Here's the practical case:

  • Credit management: Both tools have monthly credit limits. When one runs dry, switch to the other — you're not losing work, just rotating environments
  • Task specialisation: Use Cursor when speed is everything and you need to iterate fast. Use Windsurf when you're working on a complex feature where project context matters and Cascade's memory is worth the slower pace
  • Multitasking: Start a long Cascade session in Windsurf, keep working in Cursor while it runs
  • Cost hedging: At $15 + $20 = $35/month for both Pro plans, you get redundancy and flexibility for less than a Pro+ Cursor subscription alone

If you genuinely can only choose one:

Choose Cursor if: Speed is your priority, you prefer a more predictable independent product, and you're comfortable with the credit system's variability for heavy premium model use.

Choose Windsurf if: You value UX polish, want cheaper pricing at individual and team level, and the Cognition acquisition uncertainty doesn't put you off — especially if you're already using Devin and want those tools to eventually converge.


The Bigger Picture

The most important thing this comparison reveals isn't which editor is marginally better. It's that AI-assisted development has become a genuine competitive advantage for founders — especially those without deep engineering backgrounds.
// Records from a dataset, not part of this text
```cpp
static int launch_run(gmx_group* g, gmx_batch* b, int s0, int rec0, int ns, uint64_t T,
                      unsigned mode, float* kernel_ms, const uint64_t* n_list = nullptr) {
  if (T == 0) return GMX_OK;
  for (gmx_lockstep* ls : g->locksteps) ls->predicted = false;
  gmx_group::DecaySlot* dec = nullptr;
  int rc = prepare_decay(g, s0, ns, T, (mode & GMX_MODE_LEARN) ? 1 : 0, &dec);
  if (rc) return rc;
  GmxRunArgs a;
  memset(&a, 0, sizeof a);
  a.banks = g->banks;
  a.pred = b->d_pred;
  a.mask = (b->flags & GMX_BATCH_MASK) ? b->d_mask : nullptr;
  a.ctx = b->d_ctx;
  a.bits = b->d_bits;
  a.decay = dec->dev;
  a.decay_idx = dec->idx_dev;
  a.p_out = b->d_p;
  a.out_all = (b->flags & GMX_BATCH_OUTPUTS) ? b->d_out : nullptr;
  a.out_last = (b->flags & GMX_BATCH_LAST_OUTPUTS) ? b->d_last : nullptr;
  a.latch_out = g->latch_out;
  a.rec_stride = b->max_bits;
  a.T = T;
  if (n_list) {
    int rcl = count_list_stage(g->counts, n_list, ns, g->stream, &a.T_list);
    if (rcl) return rcl;
  }
  a.mode = mode | (g->stock_exact ? GMX_MODE_EXACT : 0u);
  a.stream_base = s0;
  a.rec_base = rec0;
  a.n_streams = ns;
  {
    int rcx = xfer_before_run(b->x, g->stream);
    if (rcx) return rcx;
  }
  if (kernel_ms) HIPCHK(hipEventRecord(g->ev0, g->stream));
  const GmxKernelKind kind = kernel_for(g, mode);
  const bool single = kind == GMX_K_SINGLE, wide = kind == GMX_K_WIDE, stock = kind == GMX_K_STOCK;
  if (a.out_last && (single || wide)) return GMX_ERR_INVALID;
  if (kind == GMX_K_PAIR)
    HIPCHK(gmx_launch_pair_kernel(g->topo_dev, &a, ns, a.mask != nullptr, g->topo.n, g->topo.l0, g->topo.l1, g->stream));
  else if (single)
    HIPCHK(gmx_launch_single_kernel(g->topo_dev, &a, g->topo.n, g->single_variant, g->stream));
  else if (wide)
    HIPCHK(gmx_launch_wide_kernel(g->topo_dev, &a, ns, a.mask != nullptr, g->topo.n, g->stream));
  else if (stock)
    HIPCHK(gmx_launch_stock_kernel(g->topo_dev, &a, ns, GMX_STK_LDS_BYTES(g->topo.lds_misc),
                                   a.mask != nullptr, g->stock_staged, topo_tables_pow2(g->topo), g->stream));
  else
    HIPCHK(gmx_launch_bank_kernel(g->topo_dev, &a, ns, g->lds_bytes, a.mask != nullptr, g->topo.l0,
                                  g->topo.l1, g->topo.n_skip, g->topo.has_final,
                                  g->topo.mx[g->topo.l0 - 1].stride, g->stream));
  HIPCHK(hipEventRecord(dec->done, g->stream));
  dec->busy = true;
  if (n_list) {
    int rcl = count_list_used(g->counts, g->stream);
    if (rcl) return rcl;
  }
  {
    int rcn = batch_note_device_use(b);
    if (rcn) return rcn;
  }
  if (kernel_ms) {
    HIPCHK(hipEventRecord(g->ev1, g->stream));
    HIPCHK(hipEventSynchronize(g->ev1));
    HIPCHK(hipEventElapsedTime(kernel_ms, g->ev0, g->ev1));
  }
  if (mode & GMX_MODE_LEARN)
    for (int i = 0; i < ns; ++i) g->steps[s0 + i] += n_list ? n_list[i] : T;
  return GMX_OK;
}

static void batch_free(gmx_batch* b) {
  if (!b) return;
  batch_core_free(*b);
  delete b;
}

static int batch_alloc(gmx_batch** out, gmx_group* g, int S, uint64_t max_bits, unsigned flags) {
  if (!out || !g || max_bits == 0) return GMX_ERR_INVALID;
  *out = nullptr;
  gmx_batch* b = new (std::nothrow) gmx_batch();
  if (!b) return GMX_ERR_NOMEM;
  b->back = (void**)&b->g;
  b->flags = flags;
  gmx_mixer_batch_cols(b->cols, b, g->topo.n_pad, g->topo.m, g->topo.mask_words, flags);
  int rc = batch_core_alloc(*b, &g->bb, S, max_bits, false);
  if (rc) {
    batch_free(b);
    return rc;
  }
  *out = b;
  return GMX_OK;
}

extern "C" int gmx_batch_create(gmx_batch** out, gmx_group* g, uint64_t max_bits, unsigned flags) {
  if (!g) return GMX_ERR_INVALID;
  if (flags & GMX_BATCH_LAST_OUTPUTS) {
    const GmxKernelKind kind = kernel_for(g, GMX_MODE_PREDICT | GMX_MODE_LEARN);
    if ((kind == GMX_K_SINGLE || kind == GMX_K_WIDE) && !topo_register_rows_eligible(g->topo)) return GMX_ERR_INVALID;
  }
  int rc = batch_alloc(out, g, g->S, max_bits, flags);
  if (rc) return rc;
  return xfer_streams_ready(g->stream, &g->up_stream, &g->down_stream);
}

extern "C" void gmx_batch_destroy(gmx_batch* b) { batch_free(b); }
extern "C" int gmx_batch_n_pad(const gmx_batch* b) { return (b && b->g) ? b->g->topo.n_pad : GMX_ERR_INVALID; }
extern "C" int gmx_batch_mask_words(const gmx_batch* b) { return (b && b->g) ? b->g->topo.mask_words : GMX_ERR_INVALID; }
extern "C" uint64_t gmx_batch_max_bits(const gmx_batch* b) { return b ? b->max_bits : 0; }

extern "C" float* gmx_batch_predictions(gmx_batch* b) { return b ? (float*)batch_core_host(*b, &b->h_pred) : nullptr; }
extern "C" uint32_t* gmx_batch_active_mask(gmx_batch* b) {
  return b ? (uint32_t*)batch_core_host(*b, &b->h_mask) : nullptr;
// ... 937 lines not shown
```

gmix_amd/csrc/gmx_internal.h:

```cpp
#ifndef GMX_INTERNAL_H_
#define GMX_INTERNAL_H_

#include <stdint.h>

#define GMX_MAX_MIXERS 64
#define GMX_MAX_SKIP 8
#define GMX_MAX_INPUTS 2048

#define GMX_MODE_PREDICT 1u
#define GMX_MODE_LEARN 2u
#define GMX_MODE_LATCH 4u
#define GMX_MODE_EXACT 8u

struct GmxMixerDev {
  uint32_t table_size;
  uint32_t weight_size;
  uint32_t stride;
  uint32_t lds_off;
  uint32_t pitch;
  int32_t layer;
  int32_t out_index;
  float lr;
  uint64_t w_off;
  uint64_t rs_off;
  uint32_t rs_pitch;
  uint32_t rs_folded;
};

#define GMX_RS_PTR(bank, mx, row) \
  ((uint64_t*)((uint8_t*)(bank) + (mx).rs_off + (uint64_t)(row) * (mx).rs_pitch))
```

Tasks that required a dedicated engineering team eighteen months ago can now be shipped solo with the right prompts and a bit of patience. Cursor and Windsurf are both excellent tools that will make you faster. The choice between them is, in most cases, less important than simply picking one and building.

But if you're going to go deep on one: watch what Cognition does with Windsurf over the next six months. If the integration with Devin ships well, it could become something genuinely different from anything else on the market. And if it doesn't — Cursor will still be there, fast and getting faster.